In the ensuing decades Smith continued to paint, make films, and issue recordings before accepting a position as shaman-in-residence at Naropa Institute in Boulder. In 1991, a few months after receiving a Grammy Lifetime Achievement award, he died in the Chelsea Hotel, where his rent was being paid by the Grateful Dead’s Rex Foundation. He was sixty-eight years old. Belson outlived him by twenty years, no doubt the result of a more sedate lifestyle of vegetarianism and yoga. He completed his thirty-fifth and final film in 2005 and devoted his final years to a stunning body of pastels depicting his enduring subject: the intersection of inner and outer space. “I think Belson is unique in that he’s an artist who moves back and forth between filmmaking and painting, in discrete groups of four or five years spaced apart, and he creates masterpieces in both those realms,” Gerd Stern told The Brooklyn Rail in 2019. “I don’t know any other artist in the 20th century who does that. He was unique because the characteristics of his personality and his reclusiveness are part of what made him into a brilliant artist/technologist, so that’s an unusual combination.”

It is ironic that in many instances we know more about what took place in ancient Egypt than about what took place seventy-five years ago on Telegraph Avenue in Berkeley or Grant Avenue in San Francisco. The radical changes that Harry Smith and Jordan Belson instigated together are still being excavated—works that in many ways remain as radical as the day they were created.
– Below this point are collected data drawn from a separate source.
template <int BM, int BN, int WM, int WN, bool PRECISE = false>
__global__ void __launch_bounds__(256, (BN > 256 ? 1 : 2)) conv_igemm_kernel(const ConvArgs p) {
    constexpr int FM = BM / WM / 16;
    constexpr int FN = BN / WN / 16;
    constexpr int A_IT = BM * 4 / 256;
    constexpr int B_IT = (BN * 4 + 255) / 256;
    constexpr int STAGE = (BM + BN) * 32;
    static_assert(BM % 64 == 0, "BM");
    __shared__ __attribute__((aligned(16))) half_t smem[2 * STAGE];

    const int tid = threadIdx.x;
    const int lane = tid & 63, wave = tid >> 6;
    const int wm = wave / WN, wn = wave % WN;
    const int lr = lane & 15, lg = lane >> 4;

    const int nwg = gridDim.x;
    int pid;
    {
        const int orig = blockIdx.x, xcd = orig & 7, q = nwg >> 3, r = nwg & 7;
        pid = (xcd < r ? xcd * (q + 1) : r * (q + 1) + (xcd - r) * q) + (orig >> 3);
    }
// ... 120 lines not shown
    const int64_t blocks128 = (int64_t)((a.M + 127) / 128) * ((a.Npad + 127) / 128);
    if (a.Npad <= 64) return a.M >= 128 * 256 ? CFG_128x64 : CFG_64x64;
    if (blocks128 >= 512) return CFG_128x128;
    const int64_t blocks64x128 = (int64_t)((a.M + 63) / 64) * ((a.Npad + 127) / 128);
    if (blocks64x128 >= 512 || a.Npad % 128 == 0) return CFG_64x128;
    return CFG_64x64;
}

bool conv_pipe_supported(const ConvArgs& a, int extra);

static int pick_pipe(const ConvArgs& a) {
    if (a.flags & HAVC_F_OUT_RGB8) return 0;
    const int extra = (a.Npad % 256 == 16) ? 1 : 0;
    if (!conv_pipe_supported(a, extra)) return 0;
    if (a.flags & HAVC_F_PS_BLUR) return extra ? 0 : 60;
    if (a.flags & HAVC_F_FUSE_RGB8) return 61;
    if (a.flags & HAVC_F_FUSE_PROJ) return (extra || a.Npad % 256) ? 0 : 60;
    if (a.Npad >= 256 && (a.Npad % 256 == 0 || extra)) {
        const int64_t blocks = (int64_t)((a.M + 255) / 256) * ((a.Npad - 16 * extra) / 256);
        if (blocks >= 160) return 60 + extra;
    }
    if (a.Npad % 128 == 0) {
        const int64_t blocks128 = (int64_t)((a.M + 127) / 128) * (a.Npad / 128);
        return blocks128 >= 200 ? 70 : 72;
    }
    return 0;
}

const char* conv_config_name(const ConvArgs& a) {
    switch (pick_pipe(a)) {
        case 60: return "pipe256x256";
        case 61: return "pipe256x272";
        case 70: return "pipe128x128";
        case 72: return "pipe64x128";
    }
    static const char* names[] = {"128x128", "128x64", "64x64", "128x272", "128x304", "128x16", "64x128"};
    return names[pick_config(a)];
}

1Jordan Belson, in telephone interviews with Scott MacDonald made between 1992 and 1994. I am quoting from the unpublished original transcripts made available to me by the author, who later edited and published them in MacDonald, A Critical Cinema 3: Interviews with Independent Filmmakers (Berkeley: University of California Press, 1998).

2Belson, quoted in Paola Igliori, American Magus: Harry Smith, A Modern Alchemist (New York: Inanout Press, 1996), p. 19.

3I am indebted here to Harry Smith biographer John Szwed for access to his unpublished research.

4Smith, letter to Hilla Rebay, June 17, 1950. Guggenheim Museum Archives.

5Rebay, letter to Smith, November 17, 1951. Guggenheim Museum Archives.